Lo que hacían los archivados en la Tierra en aquel momento no era sino anticiparse a las necesidades de los grandes de la galaxia, cuyos deseos se afanaban siempre por satisfacer, y aunque sus señores no habían ordenado tal cosa, les permitían actuar a su arbitrio en determinadas circunstancias restringidas. Lo especial de su condición radicaba en que habían destrozado su planeta con una diligencia mayor aún que la que habían desplegado los unoimedios; en tal grado, que la vida orgánica se había hecho imposible sobre su faz. Y si estos últimos habían afrontado el problema añadiendo prótesis infinitas a sus vulnerables cuerpos biológicos, la solución que habían adoptado los archivados había consistido en abandonar su entorno físico y, de hecho, todo cuanto tenían de físico para reconstituirse en algo semejante a programas informáticos y permitir así a sus cuerpos, ya frágiles y enfermizos, el privilegio de morir mientras que ellos se perpetuaban en el ciberespacio. (Desde entonces, el planeta que habían exprimido antes de partir había comenzado a mostrar ciertos indicios de regeneración, y así, por ejemplo, parte del agua que poseía en estado líquido había perdido su carácter tóxico. Con todo, aún no había dejado de ser un verdadero infierno para cualquier forma de vida orgánica.)
En cuanto a la propia raza de los archivados, había optado por volverse de alguna utilidad a los grandes de la galaxia, quienes recurrían a ella para que se hiciera cargo de la mudanza cuando deseaban trasladar determinada cantidad de objetos o seres de un sistema solar a otro. Por eso, al detectar aquellas primeras microondas y las pulsaciones nucleares procedentes de la Tierra, habían tenido por cierto que sus señores iban a interesarse por ellas, y sin esperar siquiera a recibir órdenes al respecto, habían comenzado de inmediato a inspeccionar el planeta y cuanto contenía, así como a enviar los datos obtenidos al rincón de la galaxia en que nadaban los grandes sumergidos en sus oscuros ríos de energía.

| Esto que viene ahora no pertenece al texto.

int verify_stage(mpvss_ctx* ctx, size_t n_total, size_t t, const uint8_t* commitments, const int64_t* positions,
                 const uint8_t* publickeys, const uint8_t* shares, const uint8_t* responses, const uint8_t* challenge) {
  ctx->v_n_total = 0;
  MPVSS_TRY(check_args(ctx, n_total > 0 && t > 0 && commitments && publickeys && shares && responses && challenge,
                       "verify_distribution: bad arguments"));
  const size_t n = transcript::local_count(n_total, ctx->nranks, ctx->rank);
  std::vector<int64_t> pos(n);
  for (size_t j = 0; j < n; ++j) {
    const size_t i = (size_t)ctx->rank + j * (size_t)ctx->nranks;
    pos[j] = positions ? positions[i] : (int64_t)i + 1;
  }
  for (size_t i = 0; i < n_total; ++i)
    if (positions && (positions[i] < 1 || positions[i] > 0x7fffffff))
      return mpvss_fail(ctx, MPVSS_ERR_ENCODING, "verify_distribution: position out of range [1, 2^31)");
  PosPlan plan;
  const uint32_t want_k = n ? horner_chunks(ctx, n, t) : 1;
  const bool replan = n && !(ctx->v_plan_pos == pos && ctx->v_plan_t == t && ctx->v_plan_kreq == want_k &&
                             ctx->v_plan_tpi == (want_k > 1 ? ctx->modp_tpi : horner_tpi(ctx, n)) &&
                             ctx->v_plan_wpc == horner_wpc(ctx, n, ctx->v_plan_tpi));
  if (replan) {
    ctx->v_plan_pos.clear();
    MPVSS_TRY(prep_positions(ctx, pos.data(), n, t, plan));
    ctx->v_np = plan.slot.size();
    ctx->v_nops_max = plan.nops_max;
    ctx->v_tpi = plan.tpi;
    ctx->v_wpc = plan.wpc;
    ctx->v_k = plan.K;
    ctx->v_plan_sqr = plan.sqr;
    ctx->v_plan_mul = plan.mul;
  }
  ctx->horner_sqr = ctx->v_plan_sqr;
  ctx->horner_mul = ctx->v_plan_mul;
  std::vector<uint8_t> tpk, ty, tr;
  const uint8_t* pk = slice_rows(ctx, publickeys, n_total, EB, tpk);
  const uint8_t* y = slice_rows(ctx, shares, n_total, EB, ty);
  const uint8_t* r = slice_rows(ctx, responses, n_total, EB, tr);
  MPVSS_TRY(h2d(ctx, ctx->v_comm, commitments, t * EB));
  MPVSS_TRY(h2d(ctx, ctx->v_c, challenge, EB));
  if (replan) {
    MPVSS_TRY(h2d(ctx, ctx->v_ops, plan.ops.data(), plan.ops.size() * 2));
    MPVSS_TRY(h2d(ctx, ctx->v_slot, plan.slot.data(), ctx->v_np * 4));
    MPVSS_TRY(h2d(ctx, ctx->v_nd, plan.nops.data(), plan.nops.size() * 4));
    MPVSS_TRY(h2d(ctx, ctx->v_first, plan.first.data(), plan.first.size() * 4));
    MPVSS_TRY(h2d(ctx, ctx->v_steps, plan.steps.data(), plan.steps.size() * 4));
    MPVSS_TRY(plan_chunk_exponents(ctx, pos.data(), n, plan, ctx->v_e));
    MPVSS_TRY(sync(ctx));
    ctx->v_plan_pos = pos;
    ctx->v_plan_t = t;
    ctx->v_plan_kreq = want_k;
    ctx->v_plan_tpi = plan.tpi;
    ctx->v_plan_wpc = plan.wpc;
  }
  if (n) {
    MPVSS_TRY(h2d(ctx, ctx->v_pk, pk, n * EB));
    MPVSS_TRY(h2d(ctx, ctx->v_y, y, n * EB));
    MPVSS_TRY(h2d(ctx, ctx->v_r, r, n * EB));
    MPVSS_CUDA(ctx, ctx->v_x.ensure(n * EB));
    MPVSS_CUDA(ctx, ctx->v_a1.ensure(n * EB));
    MPVSS_CUDA(ctx, ctx->v_a2.ensure(n * EB));
  }
  const size_t rpr = transcript::rows_per_rank(n_total, ctx->nranks);
  MPVSS_CUDA(ctx, ctx->v_frames.ensure(rpr * GEOM.row()));
  MPVSS_CUDA(ctx, cudaMemsetAsync(ctx->v_frames.p, 0, rpr * GEOM.row(), ctx->stream));
  if (ctx->nranks > 1) MPVSS_CUDA(ctx, ctx->v_gather.ensure((size_t)ctx->nranks * rpr * GEOM.row()));
  MPVSS_TRY(comb_table(ctx, 1, &ctx->v_comb));
  ctx->v_rwin = n ? windows_for(r, EB, n) : 1;
  ctx->v_cwin = windows_for(challenge, EB, 1);
  ctx->v_challenge.assign(challenge, challenge + EB);
  ctx->v_n = n;
  ctx->v_t = t;
  MPVSS_TRY(sync(ctx));
  ctx->v_n_total = n_total;
  return MPVSS_OK;
}

static int a2_placement(const mpvss_ctx* ctx, size_t n, double horner, size_t np, int tpi, uint32_t rwin, uint32_t cwin) {
  int overlap = ctx->modp_overlap;
  if (overlap == 3) {
    const size_t groups_per_warp = 32 / (size_t)ctx->modp_tpi;
    const size_t nwarps = (n + groups_per_warp - 1) / groups_per_warp;
    const size_t rounds = (nwarps + (size_t)ctx->sm_count - 1) / (size_t)ctx->sm_count;
    const double filler = (double)rounds * (5.0 * (rwin + cwin) + 30.0);
    if (filler > 0.6 * horner) overlap = 0;
    const size_t slots = (size_t)4 * (size_t)ctx->sm_count;
    const size_t hw = np / (32 / (size_t)tpi);
    const size_t holes = (slots - hw % slots) % slots;
    if (holes < (size_t)ctx->sm_count) overlap = 0;
    if (overlap == 0 && hw + nwarps <= (size_t)12 * (size_t)ctx->sm_count) overlap = 2;
  }
  return overlap;
}

static int verify_kernels(mpvss_ctx* ctx) {
  const size_t n = ctx->v_n, t = ctx->v_t;
  const uint32_t* K = ctx->consts_q.as<uint32_t>();
  uint32_t* X = ctx->v_x.as<uint32_t>();
  timing_begin(ctx);
  if (n == 0) {
    MPVSS_TRY(timing_end(ctx));
    ctx->phase_ms[0] = ctx->phase_ms[1] = ctx->phase_ms[2] = 0.f;
    return MPVSS_OK;
  }
  MPVSS_CUDA(ctx, cudaEventRecord(ctx->ev_fork, ctx->stream));
  auto launch_a2 = [&](cudaStream_t s) {
    return dev_exp2(ctx, K, ctx->v_pk.as<uint32_t>(), EW, ctx->v_r.as<uint32_t>(), EW, ctx->v_rwin,
                    ctx->v_y.as<uint32_t>(), EW, ctx->v_c.as<uint32_t>(), 0, ctx->v_cwin, n,
                    ctx->v_a2.as<uint32_t>(), s);
  };
  const int overlap = a2_placement(ctx, n, (double)(t > 1 ? t - 1 : 0) / (double)ctx->v_k * (double)ctx->v_nops_max,
                                   ctx->v_np, ctx->v_tpi, ctx->v_rwin, ctx->v_cwin);
  const bool side = overlap == 2 || overlap == 3;
  if (!side) MPVSS_TRY(launch_a2(ctx->stream));
  PlanDev P{ctx->v_ops.as<uint16_t>(), ctx->v_slot.as<uint32_t>(), ctx->v_nd.as<uint32_t>(), ctx->v_first.as<uint32_t>(),
            ctx->v_steps.as<uint32_t>(), ctx->v_e.as<uint32_t>(), ctx->v_np, ctx->v_k, ctx->v_tpi, ctx->v_wpc};
  MPVSS_TRY(dev_horner(ctx, P, ctx->v_comm.as<uint32_t>(), ctx->v_cm, t, n, ctx->v_h, ctx->v_t2, X));
  if (side) {
    MPVSS_CUDA(ctx, cudaStreamWaitEvent(ctx->aux[0], ctx->ev_fork, 0));
    if (overlap == 3) ctx->exp2_filler_ctas = (size_t)ctx->sm_count;
    int rc = launch_a2(ctx->aux[0]);
    ctx->exp2_filler_ctas = 0;
    MPVSS_TRY(rc);
    MPVSS_CUDA(ctx, cudaEventRecord(ctx->ev_join[0], ctx->aux[0]));
  }
  MPVSS_CUDA(ctx, cudaEventRecord(ctx->ev_mid, ctx->stream));
  MPVSS_TRY(dev_exp2(ctx, K, ctx->gens.as<uint32_t>() + 64, 0, ctx->v_r.as<uint32_t>(), EW, ctx->v_rwin, X, EW,
                     ctx->v_c.as<uint32_t>(), 0, ctx->v_cwin, n, ctx->v_a1.as<uint32_t>(), nullptr, ctx->v_comb));
  if (side) MPVSS_CUDA(ctx, cudaStreamWaitEvent(ctx->stream, ctx->ev_join[0], 0));
  modp::FrameArgs FA{X, ctx->v_y.as<uint32_t>(), ctx->v_a1.as<uint32_t>(), ctx->v_a2.as<uint32_t>(),
                     ctx->v_frames.as<uint8_t>(), (uint32_t)n};
  MPVSS_CUDA(ctx, modp::launch_frames(FA, ctx->stream));
  timing_launch(ctx);
  if (ctx->validate) {
    std::vector<uint8_t> bad(t + 2 * n, 0);
    MPVSS_TRY(validate_elements(ctx, ctx->v_comm.as<uint32_t>(), t, bad.data()));
    MPVSS_TRY(validate_elements(ctx, ctx->v_pk.as<uint32_t>(), n, bad.data() + t));
    MPVSS_TRY(validate_elements(ctx, ctx->v_y.as<uint32_t>(), n, bad.data() + t + n));
    if (std::find(bad.begin(), bad.end(), 1) != bad.end()) {
      const uint8_t mark = 0xff;
      MPVSS_CUDA(ctx, cudaMemcpyAsync(ctx->v_frames.p, &mark, 1, cudaMemcpyHostToDevice, ctx->stream));
    }
  }
  MPVSS_TRY(timing_end(ctx));
  MPVSS_CUDA(ctx, cudaEventElapsedTime(&ctx->phase_ms[0], ctx->ev0, ctx->ev_mid));
  MPVSS_CUDA(ctx, cudaEventElapsedTime(&ctx->phase_ms[1], ctx->ev_mid, ctx->ev1));
  MPVSS_CUDA(ctx, cudaEventElapsedTime(&ctx->phase_ms[2], ctx->ev_h0, ctx->ev_h1));
  return MPVSS_OK;
}

int verify_run(mpvss_ctx* ctx, int* ok, uint8_t* x_out, uint8_t* a1_out, uint8_t* a2_out, uint8_t* digest_out) {
  MPVSS_TRY(check_args(ctx, ok && ctx->v_n_total > 0, "verify_distribution_run: nothing staged"));
  MPVSS_TRY(check_args(ctx, ctx->nranks <= 1 || (!x_out && !a1_out && !a2_out),
                       "verify_distribution: x/a1/a2 outputs are not available with a communicator"));
  const size_t n = ctx->v_n, n_total = ctx->v_n_total;
  MPVSS_TRY(verify_kernels(ctx));
  const uint8_t* rows = ctx->v_frames.as<uint8_t>();
  if (ctx->nranks > 1) {
    MPVSS_TRY(comm_allgather(ctx, ctx->v_frames.p, ctx->v_gather.p,
                             transcript::rows_per_rank(n_total, ctx->nranks) * GEOM.row()));
    MPVSS_CUDA(ctx, ctx->v_ordered.ensure(n_total * GEOM.row()));
    MPVSS_TRY(comm_reorder_rows(ctx, ctx->v_gather.p, ctx->v_ordered.p, n_total, GEOM.row()));
    rows = ctx->v_ordered.as<uint8_t>();
  }
  uint8_t digest[32], c[EB];
  if (ctx->device_hash) {
    MPVSS_TRY(transcript::device_digest(ctx, rows, n_total, ctx->nranks, GEOM, digest));
  } else {
    sha2::Sha256 h;
    MPVSS_TRY(transcript::fetch_and_hash(ctx, rows, n_total, ctx->nranks, GEOM, h, true));
    h.finalize(digest);
  }
  challenge_from_digest(ctx, digest, c);
  *ok = memcmp(c, ctx->v_challenge.data(), EB) == 0;
  for (size_t r = 0; r < std::min<size_t>((size_t)ctx->nranks, n_total); ++r)
    if (ctx->h_frames.as<uint8_t>()[r * GEOM.row()] == 0xff) *ok = 0;
  if (digest_out) memcpy(digest_out, digest, 32);
  if (x_out) MPVSS_TRY(d2h(ctx, x_out, ctx->v_x, n * EB));
  if (a1_out) MPVSS_TRY(d2h(ctx, a1_out, ctx->v_a1, n * EB));
  if (a2_out) MPVSS_TRY(d2h(ctx, a2_out, ctx->v_a2, n * EB));
  return sync(ctx);
}

int verify_batch(mpvss_ctx* ctx, size_t nb, const size_t* nv, const size_t* tv, const uint8_t* commitments,
                 const int64_t* positions, const uint8_t* publickeys, const uint8_t* shares, const uint8_t* responses,
                 const uint8_t* challenges, int* ok_out, uint8_t* digests_out) {
  std::vector<size_t> noff(nb + 1, 0), toff(nb + 1, 0);
  for (size_t b = 0; b < nb; ++b) {
    noff[b + 1] = noff[b] + nv[b];
    toff[b + 1] = toff[b] + tv[b];
  }
  const size_t N = noff[nb], Tt = toff[nb];
  std::vector<uint8_t> live(nb, 1);
  std::vector<PlanBox> boxes;
  for (size_t b = 0; b < nb; ++b) {
    const int64_t* p = positions ? positions + noff[b] : nullptr;
    for (size_t i = 0; p && i < nv[b] && live[b]; ++i) live[b] = p[i] >= 1 && p[i] <= 0x7fffffff;
    if (live[b]) boxes.push_back(PlanBox{p, nv[b], tv[b], (uint32_t)toff[b], (uint32_t)noff[b]});
  }
  std::vector<uint8_t> cexp(N * EB);
  for (size_t b = 0; b < nb; ++b)
    for (size_t i = noff[b]; i < noff[b + 1]; ++i) memcpy(cexp.data() + i * EB, challenges + b * EB, EB);
  const uint32_t rwin = windows_for(responses, EB, N), cwin = windows_for(challenges, EB, nb);
  DevBuf &dcomm = ctx->buf(0), &dcm = ctx->buf(1), &dpk = ctx->buf(2), &dy = ctx->buf(3), &dr = ctx->buf(4),
         &dc = ctx->buf(5), &dx = ctx->buf(6), &da1 = ctx->buf(7), &da2 = ctx->buf(8), &dfr = ctx->buf(9),
         &dops = ctx->buf(10), &dsl = ctx->buf(11), &dno = ctx->buf(12), &dfi = ctx->buf(13), &dstp = ctx->buf(14);
  MPVSS_TRY(h2d(ctx, dcomm, commitments, Tt * EB));
  MPVSS_TRY(h2d(ctx, dpk, publickeys, N * EB));
  MPVSS_TRY(h2d(ctx, dy, shares, N * EB));
  MPVSS_TRY(h2d(ctx, dr, responses, N * EB));
  MPVSS_TRY(h2d(ctx, dc, cexp.data(), N * EB));
  for (DevBuf* b : {&dx, &da1, &da2}) MPVSS_CUDA(ctx, b->ensure(N * EB));
  MPVSS_CUDA(ctx, dfr.ensure(N * GEOM.row()));
  if (boxes.size() < nb) MPVSS_CUDA(ctx, cudaMemsetAsync(dx.p, 0, N * EB, ctx->stream));
  PosPlan plan;
  if (!boxes.empty()) {
    MPVSS_TRY(prep_boxes(ctx, boxes.data(), boxes.size(), false, plan));
    MPVSS_TRY(h2d(ctx, dops, plan.ops.data(), plan.ops.size() * 2));
    MPVSS_TRY(h2d(ctx, dsl, plan.slot.data(), plan.slot.size() * 4));
    MPVSS_TRY(h2d(ctx, dno, plan.nops.data(), plan.nops.size() * 4));
    MPVSS_TRY(h2d(ctx, dfi, plan.first.data(), plan.first.size() * 4));
    MPVSS_TRY(h2d(ctx, dstp, plan.steps.data(), plan.steps.size() * 4));
  }
// ... 197 lines not shown
  big::Int inv;
  if (!big::modinv_odd(big::from_le(root, EB), ctx->g, &inv))
    return mpvss_fail(ctx, MPVSS_ERR_ARG, "batch inversion: an element is 0 modulo the subgroup order");
  big::to_le(inv, root, EB);
  uint32_t *cur = ia.as<uint32_t>(), *nxt = ib.as<uint32_t>();
  MPVSS_CUDA(ctx, cudaMemcpyAsync(cur, root, EB, cudaMemcpyHostToDevice, ctx->stream));
  MPVSS_CUDA(ctx, cudaStreamSynchronize(ctx->stream));
  memset(root, 0, EB);
  std::fill(inv.begin(), inv.end(), 0u);
  for (size_t l = L; l >= 1; --l) {
    const size_t h = N >> l;
    MPVSS_TRY(dev_mul(ctx, Kg, cur, EW, T + (off[l - 1] + h) * EW, EW, 0, h, nxt));
    MPVSS_TRY(dev_mul(ctx, Kg, cur, EW, T + off[l - 1] * EW, EW, 0, h, nxt + h * EW));
    std::swap(cur, nxt);
  }
  MPVSS_CUDA(ctx, cudaMemcpyAsync(out, cur, n * EB, cudaMemcpyDeviceToDevice, ctx->stream));
  return MPVSS_OK;
}

static int share_challenges(mpvss_ctx* ctx, const uint32_t* h1, const uint32_t* h2, const uint32_t* a1, const uint32_t* a2,
                            size_t n, uint32_t* c_out, uint32_t stride) {
  DevBuf& drows = ctx->buf(14);
  MPVSS_CUDA(ctx, drows.ensure(n * 4 * modp::FRAME_BYTES));
  const float ms0 = ctx->last_ms;
  const int l0 = ctx->last_launches;
  timing_begin(ctx);
  modp::FrameArgs FA{h1, h2, a1, a2, drows.as<uint8_t>(), (uint32_t)n};
  MPVSS_CUDA(ctx, modp::launch_frames(FA, ctx->stream));
  shadev::RowHashArgs HA{drows.as<uint8_t>(), 4u * modp::FRAME_BYTES, (uint32_t)modp::FRAME_BYTES, c_out, stride, nullptr,
                         (uint32_t)n, 0u};
  MPVSS_CUDA(ctx, shadev::launch_row_hash(HA, ctx->stream));
  timing_launch(ctx, 2);
  MPVSS_TRY(timing_end(ctx));
  ctx->last_ms += ms0;
  ctx->last_launches += l0;
  return MPVSS_OK;
}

Claro está que los archivados no habían sido capaces de formarse una idea cabal de lo que estaban haciendo los seres humanos en las diversas actividades a las que se consagraban. Para ello, habrían necesitado entender sus lenguas, y no se daba el caso: los grandes de la galaxia preferían que las razas a ellos sometidas ignorasen todo idioma que no fuese el suyo propio, temerosos de cuanto podrían poner en conocimiento unas de otras en el caso de poder hablar con libertad entre ellas.
Ranjit se habría quedado estupefacto si hubiese sabido que su propia imagen estaba viajando por el espacio interestelar de semejante guisa. Y lo cierto es, sin embargo, que no sólo era la suya la que estaba recorriendo el mismo trayecto a gran velocidad, sino la de casi todo, por cuanto, si no omnipotente, la de los archivados era una raza por demás diligente, que albergaba la esperanza de que sus señores supiesen apreciar, o cuando menos tolerar, tal virtud.
* * *
Cuando la radio de su despertadorle anunció que había llegado el primer día del nuevo trimestre, se levantó de un salto a fin de apagarla. Tenía clase de Astronomía 101: Geografía del Sistema Solar, asignatura que constituía algo semejante a su última esperanza de que la universidad fuese a resultarle de interés en el transcurso de los próximos tres años. Si este hecho ya podía considerarse medianamente alentador, cuando se disponía a salir del edificio, el conserje le entregó una carta (proveniente de Londres, y en consecuencia, de Gamini) que le alegró de forma decisiva la mañana.